Commission Panel Issue Consent Orders In Bennett-Doman Insider Trading Case

  • Date:

    1999-10-22
  • Number:

    99/39

Released: 10/15/99 Contact: Michael Bernard
899-6500 or
(BC only) 1-800-373-6393

Vancouver -- A British Columbia Securities Commission panel has imposed trading sanctions against Russell James Bennett and Harbanse Singh Doman and ordered them along with former B.C. premier William Richards Bennett to pay the commission $1 million to cover the costs of an insider trading case that spanned 11 years.

In a consent order issued today, the panel also ordered Doman to resign as president and chairman of the forest company Doman Industries for eight months, starting Oct. 26, 1999. After that period, he may not hold the positions of chief executive officer and chairman at the same time until Oct. 25, 2009, and his appointment to either position must be recommended to the board of directors of Doman by an independent corporate governance committee of the board.

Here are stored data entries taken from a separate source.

template <int TM, int TN>
__device__ __forceinline__ void x6_epilogue(const ConvX &a, float *lds, const f32x16 (&acc)[TM][TN], int wave,
                                            int lane, int wn, int wm, int64_t m0, int n0) {
    const int r32 = lane & 31, h = lane >> 5;
    constexpr int WC = TN * 32, ER = WC + 4;
    constexpr int C4 = WC / 4, RPI = 64 / C4, NQ = 32 / RPI;
    float *E = lds + wave * (32 * ER);
    const int c4 = lane % C4, rq = lane / C4;
    const int n = n0 + wn * WC + c4 * 4;
    const bool nvec = ((a.Co & 3) == 0) && ((a.ldy & 3) == 0) && (n + 3 < a.Co);
    float4 rv[NQ];
    auto res_load = [&](int i) {
        const int64_t mb = m0 + wm * TM * 32 + i * 32;
#pragma unroll
        for (int q = 0; q < NQ; ++q) {
            const int64_t m = mb + rq + RPI * q;
            rv[q] = make_float4(0.f, 0.f, 0.f, 0.f);
            if (a.res && m < a.M && nvec) rv[q] = *(const float4 *)(a.res + m * a.Co + n);
        }
    };
    res_load(0);
    __syncthreads();
    float4 bv = make_float4(0.f, 0.f, 0.f, 0.f);
    if (a.bias) {
        if (nvec) bv = *(const float4 *)(a.bias + n);
        else {
            bv.x = n < a.Co ? a.bias[n] : 0.f;
            bv.y = n + 1 < a.Co ? a.bias[n + 1] : 0.f;
            bv.z = n + 2 < a.Co ? a.bias[n + 2] : 0.f;
            bv.w = n + 3 < a.Co ? a.bias[n + 3] : 0.f;
        }
    }
#pragma unroll
    for (int i = 0; i < TM; ++i) {
#pragma unroll
        for (int j = 0; j < TN; ++j)
#pragma unroll
            for (int r = 0; r < 16; ++r) E[((r & 3) + 8 * (r >> 2) + 4 * h) * ER + j * 32 + r32] = acc[i][j][r];
        const int64_t mbase = m0 + wm * TM * 32 + i * 32;
        if (i > 0) res_load(i);
#pragma unroll
        for (int q = 0; q < NQ; ++q) {
            const int row = rq + RPI * q;
            const int64_t m = mbase + row;
            if (m >= a.M) continue;
            const float4 v = *(const float4 *)(E + row * ER + c4 * 4);
            float o[4] = {v.x + bv.x, v.y + bv.y, v.z + bv.z, v.w + bv.w};
            if (a.ys) {
                if (a.res) {
                    const float4 rr = rv[q];
                    o[0] += rr.x, o[1] += rr.y, o[2] += rr.z, o[3] += rr.w;
                }
                bf16x4 hv, mv, lv;
#pragma unroll
                for (int u = 0; u < 4; ++u) {
                    __bf16 h_, m_, l_;
                    split3(act_x(o[u], a.act), h_, m_, l_);
                    hv[u] = h_, mv[u] = m_, lv[u] = l_;
                }
                __bf16 *yp = a.ys + m * a.Co + n;
                if (n < a.Co) {
                    *(bf16x4 *)yp = hv;
                    *(bf16x4 *)(yp + a.yps) = mv;
                    *(bf16x4 *)(yp + 2 * a.yps) = lv;
                }
                continue;
            }
            float *yp = a.y + m * a.ldy + n;
            if (nvec) {
                if (a.res) {
                    o[0] += rv[q].x;
                    o[1] += rv[q].y;
                    o[2] += rv[q].z;
                    o[3] += rv[q].w;
                }
#pragma unroll
                for (int u = 0; u < 4; ++u) o[u] = act_x(o[u], a.act);
                *(float4 *)yp = make_float4(o[0], o[1], o[2], o[3]);
            } else {
#pragma unroll
                for (int u = 0; u < 4; ++u) {
                    if (n + u >= a.Co) break;
                    float t = o[u];
                    if (a.res) t += a.res[m * a.Co + n + u];
                    yp[u] = act_x(t, a.act);
                }
            }
        }
    }
}

template <int WM, int WN, int TM, int TN, bool DUAL>
__global__ __launch_bounds__(256, 2) void k_conv_x6(ConvX a) {
    constexpr int BM = WM * TM * 32, BN = WN * TN * 32;
    constexpr int APL = BM * XROW, BPL = BN * XROW;
    constexpr int STAGE = 3 * (APL + BPL);
    constexpr int AQ = BM / 64;
    constexpr int PB = ((BN * 6) % 256 == 0) ? 16 : 8;
    constexpr int PPR = 96 / PB;
    constexpr int BQ = BN * PPR / 256;
    static_assert(BN * PPR % 256 == 0, "B pieces per thread");
    typedef typename std::conditional<PB == 16, u32x4, u32x2>::type bpiece;
    constexpr int EPIB = x6_epi_bytes<TN>();
    constexpr int LDSB = (2 * STAGE * 2 > EPIB) ? 2 * STAGE * 2 : EPIB;
    static_assert(BM % 64 == 0, "A staging rows");
    __shared__ __attribute__((aligned(16))) unsigned char lds_raw[LDSB];
    __bf16 *lds = (__bf16 *)lds_raw;

    const int tid = threadIdx.x;
    const int lane = tid & 63, wave = __builtin_amdgcn_readfirstlane(tid >> 6);
    const int wm = wave / WN, wn = wave % WN;
    const int n_tiles = (a.Co + BN - 1) / BN;
    unsigned bid = blockIdx.x;
    {
        const unsigned nb = gridDim.x, q = nb / 8, r = nb % 8, xc = bid % 8;
        bid = (xc < r ? xc * (q + 1) : r * (q + 1) + (xc - r) * q) + bid / 8;
    }
    const int64_t m0 = (int64_t)(bid / n_tiles) * BM;
    const int n0 = (bid % n_tiles) * BN;

    const int aq = tid & 3;
    int64_t pb[AQ], p2[AQ];
    int iy0[AQ], ix0[AQ];
    bool rok[AQ];
#pragma unroll
    for (int q = 0; q < AQ; ++q) {
        const int64_t m = m0 + (tid >> 2) + 64 * q;
        rok[q] = m < a.M;
        const int64_t mm = rok[q] ? m : 0;
        const int ox = (int)(mm % a.Wo);
        const int64_t t = mm / a.Wo;
        const int oy = (int)(t % a.Ho);
        const int64_t n = t / a.Ho;
        if (DUAL) {
            pb[q] = mm * a.Ci + 4 * aq;
            p2[q] = ((n * a.H2 + (int64_t)oy * a.stride2) * a.W2 + (int64_t)ox * a.stride2) * a.Ci2 + 4 * aq;
            iy0[q] = ix0[q] = 0;
        } else {
            pb[q] = n * a.H * a.W * a.Ci + 4 * aq;
            p2[q] = 0;
            iy0[q] = oy * a.stride - a.pad;
            ix0[q] = ox * a.stride - a.pad;
        }
    }
    const int64_t bstep = 3 * 512;
    const __bf16 *brow[BQ];
    int bdst[BQ];
#pragma unroll
    for (int i = 0; i < BQ; ++i) {
        const int pc = tid + 256 * i;
        const int row = pc / PPR, byte = (pc % PPR) * PB;
        const int pl = byte / 32, hk = (byte % 32) / 16, sub = (byte % 16) / 2;
        brow[i] = a.wp + frag_index(n0 + row, 8 * hk, pl, a.Kp / XBK) + sub;
        bdst[i] = pl * BPL + row * XROW + 8 * hk + sub;
    }
    f32x16 acc[TM][TN];
#pragma unroll
    for (int i = 0; i < TM; ++i)
#pragma unroll
        for (int j = 0; j < TN; ++j) acc[i][j] = (f32x16){0};

    f32x4 va0[AQ], va1[AQ];
    bpiece vb0[BQ], vb1[BQ];
    int ky = 0, kx = 0, ci0 = 0, k0 = 0;
    int64_t kb = 0;
#define X6_GLOAD(VA, VB)                                                                                   \
    do {                                                                                                   \
        if (DUAL) {                                                                                        \
            const bool first = k0 < a.Ci;                                                                  \
            const float *src = first ? a.x + k0 : a.x2 + (k0 - a.Ci);                                      \
            _Pragma("unroll") for (int q = 0; q < AQ; ++q) VA[q] =                                         \
                *(const f32x4 *)(rok[q] ? src + (first ? pb[q] : p2[q]) : g_xzero4);                      \
// ... 23 lines not shown
        __bf16 *Bs = As + 3 * APL;                                                                         \
        _Pragma("unroll") for (int q = 0; q < AQ; ++q) {                                                   \
            bf16x4 hv, mv, lv;                                                                             \
            _Pragma("unroll") for (int e = 0; e < 4; ++e) {                                                \
                __bf16 h_, m_, l_;                                                                         \
                split3(VA[q][e], h_, m_, l_);                                                              \
                hv[e] = h_;                                                                                \
                mv[e] = m_;                                                                                \
                lv[e] = l_;                                                                                \
            }                                                                                              \
            __bf16 *d = As + ((tid >> 2) + 64 * q) * XROW + 4 * aq;                                        \
            *(bf16x4 *)d = hv;                                                                             \
            *(bf16x4 *)(d + APL) = mv;                                                                     \
            *(bf16x4 *)(d + 2 * APL) = lv;                                                                 \
        }                                                                                                  \
        _Pragma("unroll") for (int i = 0; i < BQ; ++i) *(bpiece *)(Bs + bdst[i]) = VB[i];                \
    } while (0)
    const int r32 = lane & 31, h = lane >> 5;
#define X6_MFMA(BUF)                                                                                       \
    do {                                                                                                   \
        const __bf16 *As = lds + (BUF) * STAGE;                                                            \
        const __bf16 *Bs = As + 3 * APL;                                                                   \
        bf16x8 fa[TM][3], fb[TN][3];                                                                       \
        _Pragma("unroll") for (int i = 0; i < TM; ++i)                                                     \
            _Pragma("unroll") for (int p = 0; p < 3; ++p)                                                  \
                fa[i][p] = *(const bf16x8 *)(As + p * APL + (wm * TM * 32 + i * 32 + r32) * XROW + 8 * h); \
        _Pragma("unroll") for (int j = 0; j < TN; ++j)                                                     \
            _Pragma("unroll") for (int p = 0; p < 3; ++p)                                                  \
                fb[j][p] = *(const bf16x8 *)(Bs + p * BPL + (wn * TN * 32 + j * 32 + r32) * XROW + 8 * h); \
        _Pragma("unroll") for (int i = 0; i < TM; ++i)                                                     \
            _Pragma("unroll") for (int j = 0; j < TN; ++j) {                                               \
                acc[i][j] = __builtin_amdgcn_mfma_f32_32x32x16_bf16(fa[i][0], fb[j][0], acc[i][j], 0, 0, 0); \
                acc[i][j] = __builtin_amdgcn_mfma_f32_32x32x16_bf16(fa[i][0], fb[j][1], acc[i][j], 0, 0, 0); \
                acc[i][j] = __builtin_amdgcn_mfma_f32_32x32x16_bf16(fa[i][1], fb[j][0], acc[i][j], 0, 0, 0); \
                acc[i][j] = __builtin_amdgcn_mfma_f32_32x32x16_bf16(fa[i][0], fb[j][2], acc[i][j], 0, 0, 0); \
                acc[i][j] = __builtin_amdgcn_mfma_f32_32x32x16_bf16(fa[i][2], fb[j][0], acc[i][j], 0, 0, 0); \
                acc[i][j] = __builtin_amdgcn_mfma_f32_32x32x16_bf16(fa[i][1], fb[j][1], acc[i][j], 0, 0, 0); \
            }                                                                                              \
    } while (0)

    const int nk = a.Kp / XBK;
    X6_GLOAD(va0, vb0);
    if (nk > 1) X6_GLOAD(va1, vb1);
    X6_SWRITE(0, va0, vb0);
    __syncthreads();
    int ks = 0;
    for (; ks + 3 < nk; ks += 2) {
        X6_GLOAD(va0, vb0);
        X6_MFMA(0);
        X6_SWRITE(1, va1, vb1);
        __syncthreads();
        X6_GLOAD(va1, vb1);
        X6_MFMA(1);
        X6_SWRITE(0, va0, vb0);
        __syncthreads();
    }
    if (ks + 2 < nk) {
        X6_GLOAD(va0, vb0);
        X6_MFMA(0);
        X6_SWRITE(1, va1, vb1);
        __syncthreads();
        X6_MFMA(1);
        X6_SWRITE(0, va0, vb0);
        __syncthreads();
        X6_MFMA(0);
    } else if (ks + 1 < nk) {
        X6_MFMA(0);
        X6_SWRITE(1, va1, vb1);
        __syncthreads();
        X6_MFMA(1);
    } else {
        X6_MFMA(0);
    }
#undef X6_MFMA
#undef X6_SWRITE
#undef X6_GLOAD
    x6_epilogue<TM, TN>(a, (float *)lds_raw, acc, wave, lane, wn, wm, m0, n0);
}

__device__ __forceinline__ __amdgpu_buffer_rsrc_t x6_rsrc(const void *p, int64_t bytes) {
    return __builtin_amdgcn_make_buffer_rsrc(const_cast<void *>(p), 0, (int)(uint32_t)bytes, 0x00020000);
}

Doman is also prohibited for a 10 year period, effective Oct. 26, 1999, from acting as a director or officer of any other reporting issuer and is prohibited from trading securities, the panel said.

The order also specifies that Doman may participate and exercise options to purchase under Doman Industries' incentive stock option plan; may engage in investor relations activities necessary to discharging his functions as an officer or director of Doman Industries and its subsidiaries and trade in Doman Industries securities that change control of the company. However, before he does the above, he must first give the commission's executive director seven days notice as set out in the Securities Rules.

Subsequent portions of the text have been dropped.